Write-Host "Final row count: $finalCount"
This approach helped identify when the script wasn't finding matches and led to discovering the sender vs. recipient column issue.
Script : csv-data-recipentaddress--remover.ps1
Here's the complete working script:
# PowerShell script to remove CSV rows where RecipientAddress matches usernames from a list
# Configuration - Update these paths as needed
$csvFilePath = "data.csv" # Path to your CSV file
$usernameListPath = "usernames.txt" # Path to text file with usernames (one per line)
$outputPath = "filtered_data.csv" # Path for the cleaned CSV output
try {
# Read the CSV file
Write-Host "Reading CSV file: $csvFilePath"
$csvData = Import-Csv -Path $csvFilePath
# Read usernames from file and clean them up
Write-Host "Reading username list: $usernameListPath"

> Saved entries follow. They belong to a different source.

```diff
@@ -807,98 +815,116 @@
                         }
                         if (extra != 0 && lane == 0 && a4 == 0 && w0 == 0) ws->q[0] = (uint16_t)sbase;
                     }
-                    __syncwarp();
-                    if (pb_pending) batch_back();
-                    batch_front(fast ? w0 : 0u, room, s);
-                    w0 += room;
-                    if (w0 >= nlive) break;
-                }
-            }
-            seg_lines += total;
-            seg_reads += nlive;
-
-            if (seg_end) {
-                if (MATCH) {
-                    if (pb_pending) batch_back();
-                    red_retire();
-                }
-                if (lane == 0) {
-                    if (MATCH && seg_reads) atomicAdd(&a.totals[0], (unsigned long long)(weight * (long long)seg_reads));
-                    if (a.mode == MODE_MAIN) {
-                        SegInfo si;
-                        si.lines = seg_lines;
-                        si.guess = phase;
-                        a.seginfo[cur_item] = si;
-                    }
-                }
-                seg_reads = 0;
-            }
-
-            __syncwarp();
-            if (lane == 0) asm volatile("fence.proxy.async.shared::cta;" ::: "memory");
-            cur_tile = nxt_tile[0];
-            cur_item = nxt_item[0];
-            cur_tixf = nxt_tixf[0];
-#pragma unroll
-            for (int k = 0; k + 1 < STAGES - 1; k++) {
-                nxt_tile[k] = nxt_tile[k + 1];
-                nxt_item[k] = nxt_item[k + 1];
-                nxt_tixf[k] = nxt_tixf[k + 1];
-            }
-            produce(s, nxt_tile[STAGES - 2], nxt_item[STAGES - 2], nxt_tixf[STAGES - 2]);
-            if (++s == STAGES) { s = 0; parity ^= 1u; }
-        }
-
-        if (cur_item == NONE) break;
-        if (!mbar_test(&full_bar[warp][s], parity)) mbar_wait(&full_bar[warp][s], parity);
-
-        if ((cur_tixf & ~TIX_LAST) == 0) {
-            seg_lines = 0;
-            has_limit = false;
-            weight = 1;
-            need_guess = false;
-            if (a.mode == MODE_FIX) {
-                const FixEntry fe = a.fix[cur_item >> 1];
-                if (cur_item & 1u) { phase = (uint32_t)fe.true_first & 3u; has_limit = true; }
-                else               { phase = fe.guess & 3u; weight = -1; }
-            } else if (cur_item == 0) {
-                phase = (uint32_t)(a.use_arg_state ? a.line_base : a.state_in->next_line) & 3u;
-            } else {
-                phase = 0;
-                need_guess = MATCH;
-            }
-            asm volatile("" ::"r"(phase));
+                }
+            }
+            if (MATCH && w0 < nlive) {
+                const uint32_t room = nlive - w0 < 32u ? nlive - w0 : 32u;
+                __syncwarp();
+                batch_front(fast ? w0 : 0u, room, s);
+                w0 += room;
+            }
+            more = w0 < nlive;
+
+            if (!more) {
+                w0 = 0;
+                seg_lines += total;
+                seg_reads += nlive;
+
+                if (cur_tixf & TIX_LAST) {
+                    if (lane == 0) {
+                        if (MATCH && seg_reads) atomicAdd(&a.totals[0], (unsigned long long)(weight * (long long)seg_reads));
+                        if (a.mode == MODE_MAIN) {
+                            SegInfo si;
+                            si.lines = seg_lines;
+                            si.guess = phase;
+                            a.seginfo[cur_item] = si;
+                        }
+                    }
+                    seg_reads = 0;
+                }
+
+                __syncwarp();
+                if (lane == 0) asm volatile("fence.proxy.async.shared::cta;" ::: "memory");
+                cur_tile = nxt_tile[0];
+                cur_item = nxt_item[0];
+                cur_tixf = nxt_tixf[0];
+#pragma unroll
+                for (int k = 0; k + 1 < STAGES - 1; k++) {
+                    nxt_tile[k] = nxt_tile[k + 1];
+                    nxt_item[k] = nxt_item[k + 1];
+                    nxt_tixf[k] = nxt_tixf[k + 1];
+                }
+                produce(s, nxt_tile[STAGES - 2], nxt_item[STAGES - 2], nxt_tixf[STAGES - 2]);
+                if (++s == STAGES) { s = 0; parity ^= 1u; }
+            }
+        }
+
+        const bool last = !more & (cur_item == NONE);
+        if (last & !(MATCH && pb_pending)) break;
+        const bool open = !more & !last;
+        if (open) {
+            if (!mbar_test(&full_bar[warp][s], parity)) mbar_wait(&full_bar[warp][s], parity);
+
+            if ((cur_tixf & ~TIX_LAST) == 0) {
+                seg_lines = 0;
+                has_limit = false;
+                weight = 1;
+                need_guess = false;
+                if (a.mode == MODE_FIX) {
+                    const FixEntry fe = a.fix[cur_item >> 1];
+                    phase = __reduce_or_sync(FULL, (cur_item & 1u ? (uint32_t)fe.true_first : fe.guess) & 3u);
+                    if (cur_item & 1u) has_limit = true;
+                    else               weight = -1;
+                } else if (cur_item == 0) {
+                    phase = __reduce_or_sync(FULL, (uint32_t)(a.use_arg_state ? a.line_base : a.state_in->next_line) & 3u);
+                } else {
+                    phase = 0;
+                    need_guess = MATCH;
+                }
+                asm volatile("" ::"r"(phase));
+            }
         }
 
         {
             const uint4 *src = (const uint4 *)(wbase + s * STAGE + lane * SPAN);
-            scan_dev = 0;
-#pragma unroll
-            for (uint32_t i = 0; i < CHUNKS; i++) {
-                if (MATCH && i == (CHUNKS + 1) / 2) {
-                    if (pb_pending) batch_back();
-                }
-                uint32_t m16 = ctl_mask16(src[i], scan_dev);
-                if (i & 1u) mk[i >> 1] |= m16 << 16; else mk[i >> 1] = m16;
-            }
-        }
-        if (cur_tile == a.num_tiles - 1) {
-            const unsigned long long avail64 = a.n - (unsigned long long)cur_tile * TILE;
-            const uint32_t valid = avail64 < TILE ? (uint32_t)avail64 : TILE;
-            const uint32_t lim = valid - 1;
-            const uint32_t first = lane * SPAN;
-            const uint32_t keep = lim > first ? lim - first : 0;
-#pragma unroll
-            for (uint32_t j = 0; j < MWORDS; j++) {
-                uint32_t nb = keep > 32 * j ? keep - 32 * j : 0;
-                if (nb < 32) mk[j] &= (1u << nb) - 1u;
-            }
-            if (lane == 0) {
-                uint32_t c = (wbase + s * STAGE)[valid - 1];
-                *a.last_kind = c == '\n' ? PREV_LF : (c == '\r' ? PREV_CR : PREV_OTHER);
-            }
-        }
-        if (MATCH) red_retire();
+            if (open) {
+                scan_dev = 0;
+#pragma unroll
+                for (uint32_t i = 0; i < (CHUNKS + 1) / 2; i++) {
+                    uint32_t m16 = ctl_mask16(src[i], scan_dev);
+                    if (i & 1u) mk[i >> 1] |= m16 << 16; else mk[i >> 1] = m16;
+                }
+            }
+            if (MATCH && pb_pending) batch_back();
+            if (open) {
+#pragma unroll
+                for (uint32_t i = (CHUNKS + 1) / 2; i < CHUNKS; i++) {
+                    uint32_t m16 = ctl_mask16(src[i], scan_dev);
+                    if (i & 1u) mk[i >> 1] |= m16 << 16; else mk[i >> 1] = m16;
+                }
+                if (__builtin_expect(cur_tile == a.num_tiles - 1, 0)) {
+                    const unsigned long long avail64 = a.n - (unsigned long long)cur_tile * TILE;
+                    const uint32_t valid = avail64 < TILE ? (uint32_t)avail64 : TILE;
+                    const uint32_t lim = valid - 1;
+                    const uint32_t first = lane * SPAN;
+                    const uint32_t keep = lim > first ? lim - first : 0;
+#pragma unroll
+                    for (uint32_t j = 0; j < MWORDS; j++) {
+                        uint32_t nb = keep > 32 * j ? keep - 32 * j : 0;
+                        if (nb < 32) mk[j] &= (1u << nb) - 1u;
+                    }
+                    if (lane == 0) {
+                        uint32_t c = (wbase + s * STAGE)[valid - 1];
+                        *a.last_kind = c == '\n' ? PREV_LF : (c == '\r' ? PREV_CR : PREV_OTHER);
+                    }
+                }
+                if (MATCH) red_retire();
+            }
+        }
+        if (last) {
+            red_retire();
+            break;
+        }
         opened = true;
     }
 
```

$rawUsernames = Get-Content -Path $usernameListPath
# Clean up the usernames - remove quotes and fix apostrophes
$usernamesToRemove = $rawUsernames | ForEach-Object {
$cleaned = $_.Trim()
# Remove surrounding single quotes if they exist
if ($cleaned.StartsWith("'") -and $cleaned.EndsWith("'")) {
$cleaned = $cleaned.Substring(1, $cleaned.Length - 2)
}
# Fix double apostrophes ('' becomes ')
$cleaned = $cleaned -replace "''", "'"
return $cleaned
}
# Display initial row count
$initialCount = $csvData.Count
Write-Host "Initial row count: $initialCount"
# Check for matches before filtering
$matchingRows = $csvData | Where-Object { $_.RecipientAddress -in $usernamesToRemove }
Write-Host "Found $($matchingRows.Count) rows that match the removal list"
# Filter out rows where RecipientAddress matches any username in the list
$filteredData = $csvData | Where-Object {
$_.RecipientAddress -notin $usernamesToRemove
}
# Display results
$finalCount = $filteredData.Count
$removedCount = $initialCount - $finalCount
Write-Host "Rows removed: $removedCount"
Write-Host "Final row count: $finalCount"
# Export the filtered data to new CSV
$filteredData | Export-Csv -Path $outputPath -NoTypeInformation
Write-Host "Filtered CSV saved to: $outputPath"
Write-Host "Operation completed successfully!"
} catch {
Write-Error "An error occurred: $($_.Exception.Message)"
}
Write-Host "`nSummary:"
Write-Host "- Original file: $csvFilePath"
Write-Host "- Username list: $usernameListPath"
Write-Host "- Output file: $outputPath"
Write-Host "- Usernames to remove: $($usernamesToRemove.Count)"
Write-Host "- Rows removed: $removedCount"
Usage
- Create a text file
usernames.txt
with email addresses to exclude (one per line):
user1@company.com
user2@company.com
user3@company.com
- Update the file paths in the script:
$csvFilePath = "email_data.csv"
$usernameListPath = "usernames.txt"
$outputPath = "filtered_email_data.csv"
- Run the script in PowerShell
Handling Different Column Names
If your CSV uses a different column name for recipients, modify the filtering logic:
# For a column named 'ToAddress'
$filteredData = $csvData | Where-Object {
$_.ToAddress -notin $usernamesToRemove
}
# For a column named 'EmailAddress'
$filteredData = $csvData | Where-Object {
$_.EmailAddress -notin $usernamesToRemove
}
Multiple Column Filtering
To filter based on multiple columns:
$filteredData = $csvData | Where-Object {
($_.RecipientAddress -notin $usernamesToRemove) -and
($_.SenderAddress -notin $usernamesToRemove)
}
The script preserves the original CSV file and creates a new filtered version, making it safe to run multiple times with different exclusion lists.